In ulcerative colitis (UC) patients, cytapheresis depletes elevated and activated leucocytes, which are known to release inflammatory cytokines including tumor necrosis factor (TNF)-α. Further, there are UC patients who develop erythema nodosum (EN) or pyoderma gangrenosum (PG) as extra-intestinal manifestations of UC. Between 2008 and 2015, 181 consecutive patients with active UC received cytapheresis with either a granulocyte and monocyte apheresis (GMA) column or with a leucocyte removal filter (LCAP) as remission induction therapy. Each patient received weekly or intensive (2-3 sessions/week) cytapheresis up to 10 sessions. In 13 patients, UC was complicated by EN or PG. Lichtiger's clinical activity index (CAI) ≤4 meant remission, while ≥3 decrease in CAI meant response to therapy. Prednisolone sparing and the changes in the extra-intestinal manifestations were factored for assessing treatment efficacy. The overall remission and response rates were 52.5% and 71.8%, respectively, CAI fell from 9.4 ± 3.3 to 4.9 ± 3.5 (P < 0.001).

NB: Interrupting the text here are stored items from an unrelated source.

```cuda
__global__ void __launch_bounds__(256) k_gemit(DDistros D, DGen G, int32_t* __restrict__ order, int64_t* __restrict__ total_value) {
  const int tile = int(blockIdx.x + G.tile0);
  const int d = G.tile_distro[tile];
  const int64_t base = D.task_off[d], end = D.task_off[d + 1];
  const int64_t lo = max(G.tile_start[tile], base), hi = min(G.tile_start[tile] + kGTile, end);
  const int bits = gen_bits(G, d);
  const int fin = gen_npass(bits) & 1;
  const bool wide = bits > 32;
  const unsigned long long vmax_ord = G.vmm[2 * d];
  for (int64_t p = lo + threadIdx.x; p < hi; p += 256) {
    unsigned long long key = G.key_lo[fin][p];
    if (wide) key |= (unsigned long long)G.key_hi[fin][p] << 32;
    order[p] = int32_t(G.idx[fin][p]);
    total_value[p] = unord_i64(vmax_ord - key);
  }
}
```

evergreen_b200/csrc/evg_sched.cu:

```cuda
#include <cuda_runtime.h>
#include <stdarg.h>
#include <stdint.h>
#include <stdio.h>
#include <string.h>

#include <algorithm>
#include <type_traits>
#include <cstdlib>
#include <future>
#include <mutex>
#include <string>
#include <vector>

#include "evg_score.cuh"
#include "evg_intern.h"

using namespace evg;

namespace {

thread_local std::string g_err;

int fail(int code, const char* fmt, ...) {
  char buf[512];
// ... 1093 lines not shown
  } dp;
  DevBuf b_err;
  DevBuf b_route, b_unitv, b_unita, b_unitn, b_unitmask;
  DevBuf b_punt, b_puntcnt;
  struct RouteList {
    std::vector<int32_t> h;
    DevBuf b, lpt;
    int32_t n() const { return int32_t(h.size()); }
  };
  RouteList routes[kRoutes];
  int64_t max_cta_tasks = 0;
  int32_t nNA_big = 0;
  DevBuf b_alist;
  int64_t n_alist = 0;
  bool alist_valid = false;
  std::vector<int64_t> h_taskoff, h_groupoff, h_unitbase, h_edgeoff, h_dtileoff;
  std::vector<int32_t> h_nver;
  cudaStream_t s_h2d = nullptr, s_d2h = nullptr;
  static constexpr int kMaxChunks = 16;
  cudaEvent_t ev_h[kMaxChunks] = {}, ev_c[kMaxChunks] = {};
  int general_complex = 0;
  int64_t Tgc = 0;
  DevBuf b_kv, b_vmm, b_klo[2], b_khi[2], b_ix[2], b_e, b_tilesum, b_gmisc;
  DevBuf b_tiledistro, b_tilestart, b_dtileoff, b_tilehist, b_wl, b_pay, b_place, b_eplace, b_run, b_rank, b_blist, b_tie, b_hlist, b_usum, b_upd;
  DevBuf b_qinfo, b_ginfo, b_order, b_tv, b_bd;
  DevBuf b_hflags, b_hgid, b_hexp, b_hstd, b_hstart, b_hostoff, b_acfg, b_gs, b_result, b_status;
  bool bd_valid = false;
  evg_alloc_result* ext_result = nullptr;
  int64_t ext_capacity = 0;
  evg_alloc_result* result_ptr() const { return ext_result ? ext_result : b_result.as<evg_alloc_result>(); }
};

namespace {
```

The efficacy rates in subgroups on concomitant corticosteroid, anti-TNF or tacrolimus, and those without concomitant medications were not significantly different (P > 0.05). However, in 84 patients on prednisolone, the average daily prednisolone dose was reduced from 18.15 to 12.43 mg/day (P < 0.001) with 21.7% being corticosteroid free. All patients with EN or PG showed favorable response to cytapheresis, notably 2 EN patients achieving remission after just 2 cytapheresis sessions without concomitant medication. In this retrospective efficacy evaluation, cytapheresis was effective as remission induction therapy with steroid sparing effect and desirable safety profile. Further, patients with EN or PG responded favorably to cytapheresis.